I was certain she heard me open the door and move into the steam shower behind her, but Esme made no move to acknowledge my presence. I reached around her to grab the shower puffy and squirted some gel onto it, rubbing circles on her back.

"I'm sorry," I said softly. I wasn't even sure she heard me until she responded.

"I know you are, but I'm not the one you need to apologize to."

"I know." I let out a sigh and finished her back, bending at the knees to soap up her lower half. Once I was standing again, I leaned into her. "Turn around so I can finish, please."

I felt her hesitation, not sure whether to forgive me or not. As she turned slowly to face me, I realized that neither of us could turn our back on the other.

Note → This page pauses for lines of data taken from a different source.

diff --git a/nextpolish2_amd/csrc/np2_regions.hip b/nextpolish2_amd/csrc/np2_regions.hip
--- a/nextpolish2_amd/csrc/np2_regions.hip
+++ b/nextpolish2_amd/csrc/np2_regions.hip
@@ -267,10 +267,13 @@
     }
 }
 
+static constexpr int EDGE_WALK_U = 4;
 __device__ __forceinline__ void k_edges_row(const uint32_t np2_bid0, const uint32_t np2_nb, RegionTables rt, const uint8_t *__restrict__ grp,
                                             const uint32_t *__restrict__ ecount, const uint32_t *__restrict__ pj,
                                             const uint32_t *__restrict__ pcount, const uint8_t *__restrict__ alive, uint32_t R,
-                                            uint32_t *__restrict__ band, uint32_t *__restrict__ row_n, uint32_t *__restrict__ ovf) {
+                                            uint32_t *__restrict__ band, uint32_t *__restrict__ row_n, uint32_t *__restrict__ ovf,
+                                            const uint8_t *__restrict__ bad, uint32_t use_all, uint32_t *__restrict__ cnt) {
+    constexpr int U = EDGE_WALK_U;
     const uint32_t np2_bid = xcd_order(np2_bid0, np2_nb);
     __shared__ uint32_t s_row[4][EDGE_BAND];
     const uint32_t lane = threadIdx.x & 63, wv = (uint32_t)__builtin_amdgcn_readfirstlane((int)(threadIdx.x >> 6));
@@ -288,52 +291,83 @@
         const uint32_t c0l = in ? rt.cand_off[gl] : 0u, c1l = in ? rt.cand_off[gl + 1] : 0u;
         uint64_t het = __ballot(in && ecount[gl] != 0);
         while (het) {
-            const uint32_t i0 = (uint32_t)__builtin_ctzll(het);
-            het &= het - 1;
-            const uint32_t c0a = (uint32_t)__builtin_amdgcn_readlane((int)c0l, (int)i0);
-            const uint32_t na = (uint32_t)__builtin_amdgcn_readlane((int)c1l, (int)i0) - c0a;
-            uint32_t c0b = 0, nb = 0;
-            bool two = false;
-            if (het && na <= 32) {
-                const uint32_t i1 = (uint32_t)__builtin_ctzll(het);
-                c0b = (uint32_t)__builtin_amdgcn_readlane((int)c0l, (int)i1);
-                nb = (uint32_t)__builtin_amdgcn_readlane((int)c1l, (int)i1) - c0b;
-                two = nb <= 32;
-                if (two) het &= het - 1;
-            }
-            const uint32_t li = two ? hl : lane;
-            const uint32_t c0 = (two && hsel) ? c0b : c0a, n = (two && hsel) ? nb : na;
-            uint32_t order = 0xFFFFFFFFu, gi = 0;
-            bool v = false;
-            if (li < n) {
-                order = rt.order[c0 + li];
-                gi = grp[c0 + li];
-                v = rt.kscore[c0 + li] > 0;
-            }
-            uint64_t V = __ballot(v);
-            if ((V & 1ull) && __shfl(order, 0) == 0) V &= ~1ull;
-            if (two && ((V >> 32) & 1ull) && __shfl(order, 32) == 0) V &= ~(1ull << 32);
-            const uint64_t me = __ballot(order == a) & V;
-            const uint64_t half_mask = two ? (hsel ? 0xFFFFFFFF00000000ull : 0x00000000FFFFFFFFull) : ~0ull;
-            const uint64_t mine = me & half_mask;
-            if (!me) continue;
-            const uint32_t ga = __shfl(gi, mine ? (int)__builtin_ctzll(mine) : 0);
-            if (mine && ((V >> lane) & 1ull) && order > a) {
-                const uint32_t d = order - a - 1;
-                if (d < EDGE_BAND)
-                    atomicAdd(&row[d], gi == ga ? 1u : 0x10000u);
-                else
-                    ++far;
+            bool two[U];
+            uint32_t c0[U], n[U];
+#pragma unroll
+            for (int u = 0; u < U; ++u) {
+                const bool on = het != 0;
+                const uint32_t i0 = on ? (uint32_t)__builtin_ctzll(het) : 0u;
+                het &= het - 1;
+                const uint32_t c0a = (uint32_t)__builtin_amdgcn_readlane((int)c0l, (int)i0);
+                const uint32_t na = on ? (uint32_t)__builtin_amdgcn_readlane((int)c1l, (int)i0) - c0a : 0u;
+                uint32_t c0b = 0, nb = 0;
+                two[u] = false;
+                if (het && na <= 32) {
+                    const uint32_t i1 = (uint32_t)__builtin_ctzll(het);
+                    c0b = (uint32_t)__builtin_amdgcn_readlane((int)c0l, (int)i1);
+                    nb = (uint32_t)__builtin_amdgcn_readlane((int)c1l, (int)i1) - c0b;
+                    two[u] = nb <= 32;
+                    if (two[u]) het &= het - 1;
+                }
+                c0[u] = ((two[u] && hsel) ? c0b : c0a) + (two[u] ? hl : lane);
+                n[u] = (two[u] && hsel) ? nb : na;
+            }
+            uint32_t order[U], gi[U], ks[U];
+#pragma unroll
+            for (int u = 0; u < U; ++u) {
+                order[u] = 0xFFFFFFFFu, gi[u] = 0, ks[u] = 0;
+                if ((two[u] ? hl : lane) < n[u]) {
+                    order[u] = rt.order[c0[u]];
+                    gi[u] = grp[c0[u]];
+                    ks[u] = rt.kscore[c0[u]];
+                }
+            }
+#pragma unroll
+            for (int u = 0; u < U; ++u) {
+                const bool v = ks[u] > 0;
+                const uint64_t me = __ballot(v && order[u] == a);
+                if (me) {
+                    constexpr uint32_t NO_GRP = 0x100;
+                    const uint64_t me_lo = two[u] ? (me & 0xFFFFFFFFull) : me, me_hi = two[u] ? (me >> 32 << 32) : me;
+                    const uint32_t ga_lo = me_lo ? (uint32_t)__builtin_amdgcn_readlane((int)gi[u], (int)__builtin_ctzll(me_lo)) : NO_GRP;
+                    const uint32_t ga_hi = me_hi ? (uint32_t)__builtin_amdgcn_readlane((int)gi[u], (int)__builtin_ctzll(me_hi)) : NO_GRP;
+                    const uint32_t ga = hsel ? ga_hi : ga_lo;
+                    if (v && order[u] > a && ga != NO_GRP) {
+                        const uint32_t d = order[u] - a - 1;
+                        if (d < EDGE_BAND)
+                            atomicAdd(&row[d], gi[u] == ga ? 1u : 0x10000u);
+                        else
+                            ++far;
+                    }
+                }
             }
         }
     }
     const uint4 w = *reinterpret_cast<const uint4 *>(row + lane * 4);
-    uint32_t c = (w.x != 0) + (w.y != 0) + (w.z != 0) + (w.w != 0);
-    for (int o = 32; o > 0; o >>= 1) c += __shfl_xor(c, o);
+    const uint32_t c = (uint32_t)(__popcll(__ballot(w.x != 0)) + __popcll(__ballot(w.y != 0)) + __popcll(__ballot(w.z != 0)) +
+                                  __popcll(__ballot(w.w != 0)));
     if (c) *reinterpret_cast<uint4 *>(band + (uint64_t)a * EDGE_BAND + lane * 4) = w;
     if (lane == 0) row_n[a] = c;
-    for (int o = 32; o > 0; o >>= 1) far += __shfl_xor(far, o);
-    if (far && lane == 0) atomicAdd(ovf, far);
+    if (__ballot(far != 0)) {
+        for (int o = 32; o > 0; o >>= 1) far += __shfl_xor(far, o);
+        if (lane == 0) atomicAdd(ovf, far);
+    }
+    if (cnt && c && (use_all || !bad[a])) {
+        const uint32_t wk[4] = {w.x, w.y, w.z, w.w};
+        uint32_t e = 0, fl[4] = {0, 0, 0, 0};
+        if (!use_all) {
+#pragma unroll
+            for (uint32_t k = 0; k < 4; ++k) fl[k] = bad[min(a + 1 + lane * 4 + k, R - 1)];
+        }
+#pragma unroll
+        for (uint32_t k = 0; k < 4; ++k) {
+            const uint32_t b = a + 1 + lane * 4 + k;
+            const bool edge = wk[k] != 0 && b < R && !fl[k];
+            if (edge) atomicAdd(&cnt[b], 1u);
+            e += (uint32_t)__popcll(__ballot(edge));
+        }
+        if (e && lane == 0) atomicAdd(&cnt[a], e);
+    }
 }
 __device__ __forceinline__ void k_band_emit(const uint32_t np2_bid, const uint32_t np2_nb, const uint32_t *__restrict__ band, uint32_t R,
                                             const uint32_t *__restrict__ row_off, uint64_t *__restrict__ ukey,
@@ -377,26 +411,6 @@
 __device__ __forceinline__ float vote_weight(uint32_t w) {
     const int32_t same = (int32_t)(w & 0xFFFFu), neg = (int32_t)(w >> 16);
     return (float)(neg >= 3 ? -neg : same - neg);
-}
-__device__ __forceinline__ void k_vote_rows_count(const uint32_t np2_bid, const uint32_t np2_nb, const uint32_t *__restrict__ band,
-                                                  const uint32_t *__restrict__ row_n, const uint8_t *__restrict__ bad, uint32_t use_all,
-                                                  uint32_t R, uint32_t *__restrict__ cnt, uint32_t *__restrict__ nokey) {
-    const uint32_t lane = threadIdx.x & 63;
-    const uint32_t v = (uint32_t)__builtin_amdgcn_readfirstlane((int)((np2_bid * blockDim.x + threadIdx.x) >> 6));
-    if (v >= R) return;
-    if (v == 0 && lane == 0) *nokey = 0;
-    uint32_t c = 0;
-    if (v != 0 && (use_all || !bad[v])) {
-        const bool own = row_n[v] != 0;
-#pragma unroll
-        for (uint32_t k = 0; k < EDGE_BAND / 64; ++k) {
-            const uint32_t d = k * 64 + lane;
-            if (own) c += vote_row_above(band, bad, use_all, R, v, d) != 0;
-            c += vote_row_below(band, row_n, bad, use_all, v, (int64_t)v - 1 - d) != 0;
-        }
-    }
-    for (int o = 32; o > 0; o >>= 1) c += __shfl_xor(c, o);
-    if (lane == 0) cnt[v] = c;
 }
 __device__ __forceinline__ void k_vote_rows_emit(const uint32_t np2_bid, const uint32_t np2_nb, const uint32_t *__restrict__ band,
                                                  const uint32_t *__restrict__ row_n, const uint8_t *__restrict__ bad, uint32_t use_all,
@@ -1304,12 +1318,18 @@
 }
 
 __device__ __forceinline__ void k_vote_counts(const uint32_t np2_bid, const uint32_t np2_nb, const uint32_t *__restrict__ first_reg, const uint8_t *__restrict__ bad,
-                                                      uint32_t R, uint32_t *__restrict__ out) {
+                                                      uint32_t R, uint32_t *__restrict__ out, uint32_t *__restrict__ ovf,
+                                                      uint32_t *__restrict__ cnt, uint32_t *__restrict__ nokey) {
     __shared__ uint32_t sk[16], sb[16];
     uint32_t nk = 0, nb = 0;
+    if (threadIdx.x == 0) {
+        *ovf = 0;
+        if (nokey) *nokey = 0;
+    }
     for (uint32_t r = threadIdx.x; r < R; r += 1024) {
         nk += first_reg[r] != 0xFFFFFFFFu ? 1u : 0u;
         nb += bad[r] ? 1u : 0u;
+        if (cnt) cnt[r] = 0;
     }
     for (int o = 32; o > 0; o >>= 1) {
         nk += __shfl_xor(nk, o);
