template <int TM, bool PRE, int EPI>
__global__ __launch_bounds__(256, 2) void conv_winot4_kernel(WinoParams prm, const float* __restrict__ Up,
                                                             const float* __restrict__ IN, float* __restrict__ OUT) {
#if defined(__HIP_DEVICE_COMPILE__)
    constexpr int BM = 16 * TM, BK = 16, NP = 6;
    constexpr bool USINGLE = TM >= 4;
    constexpr int LDB = 260;
    constexpr int A_FLOATS = NP * BM * BK, B_FLOATS = BK * LDB;
    constexpr int IMG = B_FLOATS + (PRE ? 256 : 0);
    constexpr int STAGE = A_FLOATS + IMG;
    constexpr unsigned OOB16 = 0xFFFFFFF0u;
    extern __shared__ __attribute__((aligned(16))) float pool[];
    auto u_of = [&](int buf) -> float* { return pool + (USINGLE ? 0 : buf * STAGE); };
    auto img_of = [&](int buf) -> float* { return pool + (USINGLE ? A_FLOATS + buf * IMG : buf * STAGE + A_FLOATS); };

    const int tid = threadIdx.x, lane = tid & 63;
#ifdef ZSV_WINOT_TRACE
    unsigned long long trace_t[6], trace_lap[5] = {0, 0, 0, 0, 0}, trace_last = 0;
#endif
    ZSV_TRACE_MARK(0);
    const int wave = __builtin_amdgcn_readfirstlane(tid >> 6);
    const int tile = xcd_tile(gridDim.x, blockIdx.x);
    const int m0 = (tile % prm.tiles_m) * BM;
    const int ct = tile / prm.tiles_m;
    const int n_img = ct / prm.segs, pos0 = (ct - n_img * prm.segs) * prm.PW;
    const int T = prm.T, PW = prm.PW, HW = prm.HW;
    const int pq_log2 = prm.pw_log2 - 2;

    const __amdgpu_buffer_rsrc_t rsrc = __builtin_amdgcn_make_buffer_rsrc(const_cast<float*>(IN), 0, prm.in_bytes, 0x00020000);
    const int ch_bytes = 4 * prm.S;
    const int pf = lane >> pq_log2, pp = pos0 + 4 * (lane - (pf << pq_log2));
    const unsigned piece_off = pp < HW ? (unsigned)(4 * (n_img * prm.C * prm.S + pf * HW + pp)) : OOB16;

    constexpr int NPIECES = NP * TM, APASS = (NPIECES + 3) / 4;
    const __amdgpu_buffer_rsrc_t rsrc_u = __builtin_amdgcn_make_buffer_rsrc(const_cast<float*>(Up), 0, prm.u_bytes, 0x00020000);
    const int u_lane_bytes = 4 * ((m0 + (lane >> 2)) * 16 + ((lane & 3) ^ ((((lane >> 2) >> 2) & 1) << 1)) * 4);
    const int u_chunk_bytes = 4 * NP * BK * prm.Mp;
    const __amdgpu_buffer_rsrc_t pre_rsrc =
        __builtin_amdgcn_make_buffer_rsrc(const_cast<float*>(PRE ? prm.pre_coef : IN), 0, PRE ? 8u * (unsigned)prm.pre_pitch : 0u, 0x00020000);

    const int nchunks = prm.nblk;
    constexpr int NDMA = 4 + APASS + (PRE ? 1 : 0);
    auto issue_piece = [&](int chunk, int buf, int j) {
        float* as = u_of(buf);
        float* bs = img_of(buf);
        const int ci0 = chunk * 16;
        if (j < 4) {
            if (ZSV_WINOT_ABLATE == 2) return;
            const int k = 4 * wave + j, ci = ci0 + k;
            __builtin_amdgcn_raw_ptr_buffer_load_lds(rsrc, (lds_ptr_t)(bs + k * LDB), 16, (int)(ci < prm.C ? piece_off : OOB16),
                                                     ci < prm.C ? ci * ch_bytes : 0, 0, 0);
        } else if (j < 4 + APASS) {
            const int q = (3 - wave) + 4 * (j - 4);
            if (q < NPIECES && ZSV_WINOT_ABLATE != 4) {
                __builtin_amdgcn_raw_ptr_buffer_load_lds(rsrc_u, (lds_ptr_t)(as + 256 * q), 16, u_lane_bytes,
                                                         chunk * u_chunk_bytes + 4 * 16 * ((q / TM) * prm.Mp + 16 * (q % TM)), 0, 0);
            }
        } else if constexpr (PRE) {
            if (wave == 0) {
                const unsigned off = lane < 8 ? 4u * (unsigned)((lane >> 2) * prm.pre_pitch + ci0 + 4 * (lane & 3)) : OOB16;
                __builtin_amdgcn_raw_ptr_buffer_load_lds(pre_rsrc, (lds_ptr_t)(bs + B_FLOATS), 16, (int)off, 0, 0, 0);
            }
        }
    };
    auto issue = [&](int chunk, int buf) {
#pragma unroll
        for (int j = 0; j < NDMA; ++j) issue_piece(chunk, buf, j);
    };

    f32x4 acc[NP][TM];
#pragma unroll
    for (int p = 0; p < NP; ++p)
#pragma unroll
        for (int i = 0; i < TM; ++i) acc[p][i] = f32x4{0.f, 0.f, 0.f, 0.f};

    const int g = lane >> 4, r16 = lane & 15;
    int tq, col;
    if (prm.pw_log2 >= 4) {
        const int groups_log2 = prm.pw_log2 - 4;
        const int tqw = wave >> groups_log2;
        tq = tqw;
        col = 16 * (wave - (tqw << groups_log2)) + r16;
    } else {
        const int q = 16 * wave + r16;
        tq = q >> prm.pw_log2;
        col = q & (PW - 1);
    }
    const bool zero_d0 = tq == 0;
    const bool zero_d5 = 4 * tq + 4 >= T;
    const int a_frag = r16 * 16 + ((g ^ (((r16 >> 2) & 1) << 1)) << 2);

    ZSV_TRACE_MARK(1);
    issue(0, 0);
    __syncthreads();
    ZSV_TRACE_MARK(2);
#ifdef ZSV_WINOT_TRACE
    trace_last = trace_t[2];
#endif
    for (int ch = 0; ch < nchunks; ++ch) {
        const int cur = ch & 1;
        const bool prefetching = ch + 1 < nchunks;
        ZSV_TRACE_LAP(3);
        const float* as = u_of(cur);
        const float* bs = img_of(cur);
        f32x4 a4[NP][TM];
#pragma unroll
        for (int p = 0; p < NP; ++p)
#pragma unroll
            for (int i = 0; i < TM; ++i) a4[p][i] = *reinterpret_cast<const f32x4*>(as + (p * TM + i) * 256 + a_frag);
        float psc[PRE ? 4 : 1], psh[PRE ? 4 : 1];
        if constexpr (PRE) {
#pragma unroll
            for (int s = 0; s < 4; ++s) {
                psc[s] = bs[B_FLOATS + 4 * g + s];
                psh[s] = bs[B_FLOATS + 16 + 4 * g + s];
            }
        }
        float raw[2][NP];
        auto fetch = [&](int s, int slot) {
            const float* row = bs + (4 * g + s) * LDB;
            const int f0 = 4 * tq - 1;
#pragma unroll
            for (int i = 0; i < NP; ++i) {
                const int f = min(max(f0 + i, 0), T - 1);
                raw[slot][i] = row[f * PW + col];
            }
        };
        fetch(0, 0);
        ZSV_TRACE_LAP(4);
        if (USINGLE) __syncthreads();
#pragma unroll
        for (int s = 0; s < 4; ++s) {
            const int sl = s & 1;
            float d[NP];
#pragma unroll
            for (int i = 0; i < NP; ++i) {
                d[i] = raw[sl][i];
                if constexpr (PRE) d[i] = fmaxf(__fmaf_rn(d[i], psc[s], psh[s]), 0.f);
            }
            const float d0 = zero_d0 ? 0.f : d[0], d1 = d[1], d2 = d[2], d3 = d[3], d4 = d[4], d5 = zero_d5 ? 0.f : d[5];
            float v[NP];
            const float t12 = d1 + d2, t34 = d3 + d4, u12 = d1 - d2, u43 = d4 - d3, u42 = d4 - d2, u31 = d3 - d1;
            v[0] = __fmaf_rn(4.f, d0, __fmaf_rn(-5.f, d2, d4));
            v[1] = __fmaf_rn(-4.f, t12, t34);
            v[2] = __fmaf_rn(4.f, u12, u43);
            v[3] = __fmaf_rn(2.f, u31, u42);
            v[4] = __fmaf_rn(-2.f, u31, u42);
            v[5] = __fmaf_rn(4.f, d1, __fmaf_rn(-5.f, d3, d5));
            if (s < 3) fetch(s + 1, sl ^ 1);
            if (s == 0) ZSV_TRACE_LAP(0);
            __builtin_amdgcn_sched_barrier(0);
            __builtin_amdgcn_s_setprio(1);
#pragma unroll
            for (int p = 0; p < NP; ++p)
#pragma unroll
                for (int i = 0; i < TM; ++i) {
                    if (ZSV_WINOT_ABLATE == 3) acc[p][i][0] += a4[p][i][s] * v[p];
                    else acc[p][i] = __builtin_amdgcn_mfma_f32_16x16x4f32(a4[p][i][s], v[p], acc[p][i], 0, 0, 0);
                    constexpr int EV = ZSV_DMA_EVERY, PER_STEP = (NP * TM) / EV;
                    static_assert(4 * PER_STEP >= NDMA, "a slot for every DMA instruction of a chunk");
                    const int idx = p * TM + i;
                    if (idx % EV == EV - 1 && idx / EV < PER_STEP && s * PER_STEP + idx / EV < NDMA && prefetching) {
                        __builtin_amdgcn_sched_barrier(0);
                        issue_piece(ch + 1, cur ^ 1, s * PER_STEP + idx / EV);
                        __builtin_amdgcn_sched_barrier(0);
                    }
                }
            __builtin_amdgcn_s_setprio(0);
            __builtin_amdgcn_sched_barrier(0);
        }
        ZSV_TRACE_LAP(1);
        __syncthreads();
        ZSV_TRACE_LAP(2);
    }

    ZSV_TRACE_MARK(3);
    const int pos = pos0 + col;
    const bool ok = pos < HW;
    float* red = pool;
    if constexpr (EPI != 2) {
        constexpr unsigned OOB = 0xFFFFFFFFu;
        const __amdgpu_buffer_rsrc_t orsrc = __builtin_amdgcn_make_buffer_rsrc(OUT, 0, prm.out_bytes, 0x00020000);
        const unsigned lane_off = ok ? 4u * (unsigned)(n_img * prm.M * prm.S + 4 * tq * HW + pos + (m0 + 4 * g) * prm.S) : OOB;
        const bool ragged = m0 + BM > prm.M;
        const int row_bytes = 4 * prm.S, frame_bytes = 4 * HW;
        if (EPI == 1) __syncthreads();
#pragma unroll
        for (int i = 0; i < TM; ++i) {
#pragma unroll
            for (int r = 0; r < 4; ++r) {
                const float M0 = acc[0][i][r], M1 = acc[1][i][r], M2 = acc[2][i][r], M3 = acc[3][i][r], M4 = acc[4][i][r], M5 = acc[5][i][r];
                const float s12 = M1 + M2, d12 = M1 - M2, s34 = M3 + M4, d34 = M3 - M4;
                const float y[4] = {(M0 + s12) + s34, __fmaf_rn(2.f, d34, d12), __fmaf_rn(4.f, s34, s12), __fmaf_rn(8.f, d34, d12) + M5};
                unsigned voff = lane_off;
                bool live = ok;
                if (ragged) {
                    live = ok && m0 + 16 * i + 4 * g + r < prm.M;
                    voff = live ? lane_off : OOB;
                }
                const int soff = (16 * i + r) * row_bytes;
#pragma unroll
                for (int f = 0; f < 4; ++f)
                    __builtin_amdgcn_raw_buffer_store_b32(__float_as_uint(y[f]), orsrc, (int)(ZSV_WINOT_ABLATE == 1 && y[f] != 123.456f ? OOB : voff),
                                                          soff + f * frame_bytes, 0);
                if constexpr (EPI == 1) {
                    float s1 = live ? (y[0] + y[1]) + (y[2] + y[3]) : 0.f;
                    float s2 = live ? (y[0] * y[0] + y[1] * y[1]) + (y[2] * y[2] + y[3] * y[3]) : 0.f;
#define ZSV_ROW16_SUM(v)                                                                                                         \
    v += __int_as_float(__builtin_amdgcn_update_dpp(0, __float_as_int(v), 0xB1, 0xf, 0xf, true));                               \
    v += __int_as_float(__builtin_amdgcn_update_dpp(0, __float_as_int(v), 0x4E, 0xf, 0xf, true));                               \
    v += __int_as_float(__builtin_amdgcn_update_dpp(0, __float_as_int(v), 0x141, 0xf, 0xf, true));                              \
    v += __int_as_float(__builtin_amdgcn_update_dpp(0, __float_as_int(v), 0x140, 0xf, 0xf, true));
                    ZSV_ROW16_SUM(s1)
                    ZSV_ROW16_SUM(s2)
#undef ZSV_ROW16_SUM
                    if (r16 == 0) *reinterpret_cast<f32x2*>(&red[(wave * BM + 16 * i + 4 * g + r) * 2]) = f32x2{s1, s2};
                }
            }
        }
    } else {
    const bool stats = prm.stat_sum != nullptr;
    if (stats) __syncthreads();
    const int off0 = n_img * prm.M * prm.S + 4 * tq * HW + pos;
#pragma unroll
    for (int i = 0; i < TM; ++i) {
#pragma unroll
        for (int r = 0; r < 4; ++r) {
            const int m = m0 + 16 * i + 4 * g + r;
            const float M0 = acc[0][i][r], M1 = acc[1][i][r], M2 = acc[2][i][r], M3 = acc[3][i][r], M4 = acc[4][i][r], M5 = acc[5][i][r];
            const float s12 = M1 + M2, d12 = M1 - M2, s34 = M3 + M4, d34 = M3 - M4;
            float y[4] = {(M0 + s12) + s34, __fmaf_rn(2.f, d34, d12), __fmaf_rn(4.f, s34, s12), __fmaf_rn(8.f, d34, d12) + M5};
            float s1 = 0.f, s2 = 0.f;
            if (ok && m < prm.M) {
                s1 = (y[0] + y[1]) + (y[2] + y[3]);
                s2 = (y[0] * y[0] + y[1] * y[1]) + (y[2] * y[2] + y[3] * y[3]);
                const int off = off0 + m * prm.S;
#pragma unroll
                for (int f = 0; f < 4; ++f) {
                    float yv = y[f];
                    if (prm.add != nullptr) yv += prm.add[off + f * HW];
                    if (prm.bias != nullptr) yv += prm.bias[m];
                    if (prm.relu) yv = fmaxf(yv, 0.f);
                    OUT[off + f * HW] = yv;
                }
            }
            if (stats) {
#pragma unroll
                for (int o = 8; o > 0; o >>= 1) {
                    s1 += __shfl_xor(s1, o, 64);
                    s2 += __shfl_xor(s2, o, 64);
                }
                if (r16 == 0) {
                    red[(wave * BM + 16 * i + 4 * g + r) * 2] = s1;
                    red[(wave * BM + 16 * i + 4 * g + r) * 2 + 1] = s2;
                }
            }
        }
    }
    }
    if (EPI == 1 || (EPI == 2 && prm.stat_sum != nullptr)) {
        __syncthreads();
        if (tid < BM && m0 + tid < prm.M) {
            const float t1 = (red[tid * 2] + red[(BM + tid) * 2]) + (red[(2 * BM + tid) * 2] + red[(3 * BM + tid) * 2]);
            const float t2 = (red[tid * 2 + 1] + red[(BM + tid) * 2 + 1]) + (red[(2 * BM + tid) * 2 + 1] + red[(3 * BM + tid) * 2 + 1]);
            prm.stat_sum[(size_t)(m0 + tid) * prm.tiles_n + ct] = t1;
            prm.stat_sq[(size_t)(m0 + tid) * prm.tiles_n + ct] = t2;
        }
    }
#ifdef ZSV_WINOT_TRACE
    ZSV_TRACE_MARK(4);
    asm volatile("s_waitcnt vmcnt(0)" ::: "memory");
    ZSV_TRACE_MARK(5);
    if (tid == 0) {
        unsigned long long* rec = reinterpret_cast<unsigned long long*>(OUT + (prm.out_bytes >> 2)) + (size_t)blockIdx.x * 12;
        for (int i = 0; i < 6; ++i) rec[i] = trace_t[i];
        rec[6] = ((unsigned long long)__builtin_amdgcn_s_getreg((20 << 0) | (0 << 6) | (31 << 11)) << 32) |
                 (unsigned)__builtin_amdgcn_s_getreg((4 << 0) | (0 << 6) | (31 << 11));
        rec[7] = (unsigned long long)tile;
        for (int i = 0; i < 3; ++i) rec[8 + i] = trace_lap[i];
        rec[11] = (trace_lap[3] << 32) | (trace_lap[4] & 0xFFFFFFFFull);
    }
#endif
#endif
}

I couldn't remember a time when we'd gone to bed angry, so unwilling were we to deny our love for even the hours we were asleep. When my hands began to caress her, following the trail of bubbles left behind by her shower gel, I tried to imagine being in Edward's situation. What if loved another person as much as I love Esme? Could I turn my back on either of them?

I lost my train of thought as I dropped the shower puffy, a trapping of femininity I would never understand. Any further washing was going to be accomplished with nothing more than my hands, and as I traced my fingers over her full breasts, I was reminded of our shared past. My thumbs grazed over her nipples as I remembered high, pert breasts when we were dating. Full, burgeoning breasts in pregnancy, when their sensitivity was sometimes enough to bring her to the edge of orgasm without touching her anywhere else. The unfathomable eroticism of watching her nursing our son, her caramel waves falling over her shoulder as she gazed at him with adoration, then up at me with the deep, abiding love that has sustained us all these years. Her breasts were a reminder of all we had done, and shared, and she tipped her head back into the spray as I took one in my mouth, relishing that I could still cause that throaty moan.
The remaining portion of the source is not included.